Conductor of characters

Question

Consider characters of $PGL(2)$. The conductor of a local component $\pi_p$ of an automorphic representation is defined as the smallest index such that there is nontrivial fixed vector by the congruence subgroup $$K_0(p^r) = \left\{ M \in GL(2, \mathcal{O}_{F_p}) \ : \ M \equiv \left( \begin{array}{cc} \star & \star \\ & \star \end{array} \right) \mod p^r \right\}$$

In the case of a character of $GL(2)$ of the form $\chi_0 \circ \det$, where $\chi_0$ is a character on the base field $F_p$, is there a natural relation between this notion and the conductor of $\chi_0$, defined as the smallest index $r$ such that $\chi_0$ is trivial on $1 + p^r$?

Answer 1

The lower-right corner is supposed to be a $1$, not a star (unless the central character is trivial, which it isn't in your case unless $\chi_0$ is quadratic).

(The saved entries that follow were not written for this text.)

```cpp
int eig_denoise(const float* A, long long batch, int m, int n, long long a_stride, int lo,
                int hi, int opt_mode, void* out, int odt, int* num_out, double* med_out,
                int* bad, void* workspace, hipStream_t st, const int* only = nullptr) {
  const int r = std::min(m, n);
  if (r > EIG_MAXN)
    return set_error(SPECENH_EUNSUPPORTED,
                     "kept range needs the eigen path, which handles min(m, n) <= 256");
  const EigLayout L = eig_layout(r);
  const long long ch = L.chunk(batch);
  char* w = (char*)workspace;
  double* G64 = (double*)w;
  double* dd = G64 + ch * (long long)r * r;
  double* ee = dd + ch * r;
  double* tau = ee + ch * r;
  double* Z = tau + ch * r;
  double* fac = Z + ch * (long long)r * L.ld;
  int* kinfo = (int*)(fac + 3 * ch * (long long)r * L.ld);
  int* ranges = kinfo + 2 * ch;
  int* num = ranges + 2 * ch;
  double* med = (double*)(((uintptr_t)(num + ch) + 7) & ~(uintptr_t)7);
  const Oriented o = orient(A, m, n, a_stride);
  XView xv = o.xv;
  const int Kr = o.Kr;
  const long long osk = o.osk, osi = o.osi;
  const long long ob = (long long)m * n;
  const size_t osz = dtype_size(odt);
  const int nts64 = (r + 63) / 64, ntri64 = nts64 * (nts64 + 1) / 2;
  const double beta = (double)r / (double)std::max(m, n);
  const double omega = ((0.0 + 0.56 * std::pow(beta, 3.0)) + -0.95 * std::pow(beta, 2.0)) +
                       1.82 * std::pow(beta, 1.0) + 1.43 * std::pow(beta, 0.0);
  for (long long b0 = 0; b0 < batch; b0 += ch) {
    const long long nb = std::min(ch, batch - b0);
    xv.base = A + b0 * a_stride;
    const int* on = only ? only + b0 : nullptr;
    void* ob0 = static_cast<char*>(out) + (size_t)(b0 * ob) * osz;
    const long long gcap = variant(V_EIG_GRID) > 0 ? variant(V_EIG_GRID) : 2LL * device_cus();
    const unsigned gm = on ? (unsigned)std::min<long long>(nb, gcap) : (unsigned)nb;
    const bool merged_fits = (long long)r * Kr <= 128LL * 128;
    if (on && opt_mode < 0 && merged_fits && SPECENH_EIG_MERGED && variant(V_EIG_SPLIT) == 0) {
      const hipError_t e = with_out_type(odt, [&](auto t) {
        return launch_eig_fallback_t<decltype(t)>(xv, Kr, r, G64, nts64, dd, ee, tau, lo, hi, Z,
                                                  fac, L.ld, kinfo, ob0, ob, osk, osi, on, nb, gm,
                                                  st);
      });
      if (e != hipSuccess) return set_error(SPECENH_EHIP, std::string("eigen fallback: ") + hipGetErrorString(e));
      continue;
    }
    SPECENH_LAUNCH(gram64_kernel, dim3(ntri64, gm), dim3(256), 0, st, xv, Kr, r, G64, nts64, on,
                   nb);
    SPECENH_LAUNCH(tridiag_kernel, dim3(gm), dim3(256), 0, st, G64, r, dd, ee, tau, on, nb);
    const int* rg = nullptr;
    if (opt_mode >= 0) {
      SPECENH_LAUNCH(optimal_rank_kernel, dim3((unsigned)nb), dim3(64), 0, st, dd, ee, r,
                         omega, num, med);
      SPECENH_LAUNCH(optimal_ranges_kernel, dim3((unsigned)((nb + 255) / 256)), dim3(256), 0,
                         st, num, nb, r, opt_mode, ranges, bad);
      if (num_out && hipMemcpyAsync(num_out + b0, num, (size_t)nb * 4, hipMemcpyDeviceToDevice,
                                    st) != hipSuccess)
        return set_error(SPECENH_EHIP, "num_sing copy");
      if (med_out && hipMemcpyAsync(med_out + b0, med, (size_t)nb * 8, hipMemcpyDeviceToDevice,
                                    st) != hipSuccess)
        return set_error(SPECENH_EHIP, "median copy");
      rg = ranges;
    }
    SPECENH_LAUNCH(eigvec_kernel, dim3(gm), dim3(256), 0, st, G64, dd, ee, tau, r, lo, hi, rg,
                   Z, fac, L.ld, kinfo, on, nb);
    if (hipGetLastError() != hipSuccess) return set_error(SPECENH_EHIP, "eigen path launch");
    const hipError_t e = with_out_type(odt, [&](auto t) {
      return launch_recon_eig_t<decltype(t)>(xv, Kr, r, Z, L.ld, kinfo, ob0, ob, osk, osi, nb, st,
                                             on);
// ... 253 lines not shown
```

Before: 1.975 million spectrograms/s.

## Software-pipeline decoder3 conv loop and ballot-scan eig fallback matrix list

The decoder3 conv-transpose waves now prefetch the next row's B fragments and the previous step's edge values in the middle of the current step's MFMA chain. The sigmoid emit of the previous step is deferred into the gap after the second MFMA group, with output offsets tracked incrementally. This hides LDS latency and the exp/rcp/store work behind matrix math, at the cost of more live registers and more complex index bookkeeping. The eig fallback kernel also uses a wave ballot to compact the list of flagged matrices 256 at a time, so it no longer loads the per-matrix flag serially before each matrix. The old paths stay available behind new variant flags.

Result: no change. 1.995 million spectrograms/s, median of 6 (+1.0%).

```diff
diff --git a/spectrogram-enhancement_amd/csrc/decoder_tail.hip b/spectrogram-enhancement_amd/csrc/decoder_tail.hip
--- a/spectrogram-enhancement_amd/csrc/decoder_tail.hip
+++ b/spectrogram-enhancement_amd/csrc/decoder_tail.hip
@@ -606,8 +606,8 @@
 #define D3_BARRIER() lds_barrier()
 #endif
 
-template <typename T, bool MAP, int LEAD, bool OUT16 = false>
-__global__ __launch_bounds__(512, 2) void decoder3_kernel(D3Args a) {
+template <typename T, bool MAP, int LEAD, bool OUT16, bool SERIAL>
+__device__ __forceinline__ void decoder3_body(const D3Args& a) {
   static_assert(LEAD >= 0 && LEAD <= 4, "8-row input ring");
   using namespace d3;
   extern __shared__ __attribute__((aligned(16))) unsigned char lds_raw[];
@@ -847,8 +847,8 @@
           bq[3 * (dy + 1) + dx + 1] =
               *reinterpret_cast<const uint4*>(x2r + ((T8 + dy + 8) & 7) * X2ROW + xo[dx + 1]);
     };
-    auto tstep = [&](auto ic, const uint4 (&bq)[9], float* bb, f32x4& E, int& eil,
-                     int& etl) -> bool {
+    auto tstep = [&](auto ic, uint4 (&bq)[9], float* bb, f32x4& E, int& eil, int& etl, auto&& mid,
+                     auto&& hole) -> bool {
       constexpr int T8 = decltype(ic)::value;
       (void)T8;
       eil = il;
@@ -872,12 +872,12 @@
             acc[ph] = mfma<T>(wt[u0[ph]++], b, acc[ph]);
           }
         }
-      const uint32_t keep = img && etl < H2 ? 0xffffffffu : 0u;
+      mid();
       uint4 bv[2];
 #pragma unroll
       for (int py = 0; py < 2; ++py) {
         const uint2 lo = relu_pack<T>(acc[2 * py]), hi = relu_pack<T>(acc[2 * py + 1]);
-        bv[py] = uint4{lo.x & keep, lo.y & keep, hi.x & keep, hi.y & keep};
+        bv[py] = uint4{lo.x, lo.y, hi.x, hi.y};
       }
 #pragma unroll
       for (int py = 0; py < 2; ++py) {
@@ -885,6 +885,7 @@
         P1 = mfma<T>(wd[1][py], bv[py], P1);
         P2 = mfma<T>(wd[2][py], bv[py], P2);
       }
+      hole();
       E = P0;
       P0 = P1;
       P1 = P2;
@@ -922,6 +923,7 @@
       else
         reinterpret_cast<float*>(a.out)[o] = y;
     };
+    auto nothing = [] {};
     auto cstep = [&](auto ic) {
       constexpr int I = decltype(ic)::value;
       float* const b0 = bnd + ((I & 1) * 2) * BSTR;
@@ -933,10 +935,10 @@
         uint4 bq[9];
         frags(IC<(2 * I + 4) & 7>{}, bq);
         __builtin_amdgcn_sched_barrier(0);
-        e0 = tstep(IC<(2 * I + 4) & 7>{}, bq, b0, E0, il0, tl0);
+        e0 = tstep(IC<(2 * I + 4) & 7>{}, bq, b0, E0, il0, tl0, nothing, nothing);
         frags(IC<(2 * I + 5) & 7>{}, bq);
         __builtin_amdgcn_sched_barrier(0);
-        e1 = tstep(IC<(2 * I + 5) & 7>{}, bq, b1, E1, il1, tl1);
+        e1 = tstep(IC<(2 * I + 5) & 7>{}, bq, b1, E1, il1, tl1, nothing, nothing);
       } else {
         e0 = tskip(b0, E0, il0, tl0);
         e1 = tskip(b1, E1, il1, tl1);
@@ -954,16 +956,97 @@
       if (e1) emit(E1, b1[bri], il1, tl1);
 #endif
     };
+    using OT = std::conditional_t<OUT16, _Float16, float>;
+    const uint32_t lane_off = (uint32_t)(orow * rows::MW + ocol);
+    const long long wrapd = ((long long)G * H3 - 2 * (TPI - 2)) * rows::MW;
+    long long ob = (((long long)blockIdx.x - G) * H3 + 2 * (TPI - 5)) * rows::MW;
+    uint4 bq[9];
+    float ps0 = 0.f, ps1 = 0.f;
+    bool pe0 = false, pe1 = false;
+    long long pob = 0;
+    auto part = [&](const f32x4& E) {
+      float s = bo + E[0];
+      s += dpp_shift<0x111>(E[1]);
+      s += dpp_shift<0x101>(E[2]);
+      return s;
+    };
+    auto emit_p = [&](float s, float edge, long long o) {
+      s += edge;
+      const float y = __builtin_amdgcn_rcpf(1.f + __expf(-s));
+      (reinterpret_cast<OT*>(a.out) + o)[lane_off] = (OT)y;
+    };
+    auto cstep_p = [&](auto ic) {
+      constexpr int I = decltype(ic)::value;
+      float* const b0 = bnd + ((I & 1) * 2) * BSTR;
+      float* const b1 = b0 + BSTR;
+      const float* const q0 = bnd + (((I + 1) & 1) * 2) * BSTR;
+      float g0, g1;
+      auto edges = [&] { g0 = q0[bri]; g1 = q0[BSTR + bri]; };
+      auto flush0 = [&] { if (pe0) emit_p(ps0, g0, pob); };
+      auto flush1 = [&] { if (pe1) emit_p(ps1, g1, pob + 2 * rows::MW); };
+      f32x4 E0, E1;
+      int il0, tl0, il1, tl1;
+      bool e0, e1;
+      float n0, n1;
+      const long long onow = ob;
+      if (il >= 0 && il < nimg && tl < H2) {
+        e0 = tstep(IC<(2 * I + 4) & 7>{}, bq, b0, E0, il0, tl0,
+                   [&] {
+                     __builtin_amdgcn_sched_barrier(0);
+                     edges();
+                     frags(IC<(2 * I + 5) & 7>{}, bq);
+                     __builtin_amdgcn_sched_barrier(0);
+                   },
+                   flush0);
+        n0 = part(E0);
+        e1 = tstep(IC<(2 * I + 5) & 7>{}, bq, b1, E1, il1, tl1,
+                   [&] {
+                     __builtin_amdgcn_sched_barrier(0);
+                     frags(IC<(2 * I + 6) & 7>{}, bq);
+                     __builtin_amdgcn_sched_barrier(0);
+                   },
+                   flush1);
+        n1 = part(E1);
+      } else {
+        edges();
+        frags(IC<(2 * I + 6) & 7>{}, bq);
+        flush0();
+        flush1();
+        e0 = tskip(b0, E0, il0, tl0);
+        n0 = part(E0);
+        e1 = tskip(b1, E1, il1, tl1);
+        n1 = part(E1);
+      }
+      ps0 = n0; ps1 = n1; pe0 = e0; pe1 = e1; pob = onow;
+      ob += tl == 0 ? wrapd : 4 * rows::MW;
+      D3_BARRIER();
+    };
     int g = 0;
-    for (; g + 4 <= S; g += 4) {
-      cstep(IC<0>{});
-      cstep(IC<1>{});
-      cstep(IC<2>{});
-      cstep(IC<3>{});
+    if constexpr (SERIAL || SPECENH_D3_PEMIT) {
+      for (; g + 4 <= S; g += 4) {
+        cstep(IC<0>{});
+        cstep(IC<1>{});
+        cstep(IC<2>{});
+        cstep(IC<3>{});
+      }
+      if (g < S) cstep(IC<0>{});
+      if (g + 1 < S) cstep(IC<1>{});
+      if (g + 2 < S) cstep(IC<2>{});
+    } else {
+      frags(IC<4>{}, bq);
+      for (; g + 4 <= S; g += 4) {
+        cstep_p(IC<0>{});
+        cstep_p(IC<1>{});
+        cstep_p(IC<2>{});
+        cstep_p(IC<3>{});
+      }
+      if (g < S) cstep_p(IC<0>{});
+      if (g + 1 < S) cstep_p(IC<1>{});
+      if (g + 2 < S) cstep_p(IC<2>{});
+      const float* const q0 = bnd + (((S - 1) & 1) * 2) * BSTR;
+      if (pe0) emit_p(ps0, q0[bri], pob);
+      if (pe1) emit_p(ps1, q0[BSTR + bri], pob + 2 * rows::MW);
     }
-    if (g < S) cstep(IC<0>{});
-    if (g + 1 < S) cstep(IC<1>{});
-    if (g + 2 < S) cstep(IC<2>{});
 #ifdef SPECENH_D3_STATS
     clk.flush(wv);
 #endif
@@ -1024,6 +1107,16 @@
     clk.flush(wv);
 #endif
   }
+}
+
+template <typename T, bool MAP, int LEAD, bool OUT16 = false>
+__global__ __launch_bounds__(512, 2) void decoder3_kernel(D3Args a) {
+  decoder3_body<T, MAP, LEAD, OUT16, false>(a);
+}
+
+template <typename T, int LEAD, bool OUT16>
+__global__ __launch_bounds__(512, 2) void decoder3_serial_kernel(D3Args a) {
+  decoder3_body<T, false, LEAD, OUT16, true>(a);
 }
 
 }
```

Regardless, as LSpice notes, these representations do not have a conductor in that sense, unless the conductor of $\chi_0$ is $1$, because they are not invariant under any of these subgroups.

This is not so surprising as the theorem only says that generic representations have a conductor.

Maybe a better thing to try is to tensor your representation with the Steinberg representation, obtaining an infinitesimally equivalent representation which is generic, whose conductor is equal to $\min(c(\chi_0)^2, p)$.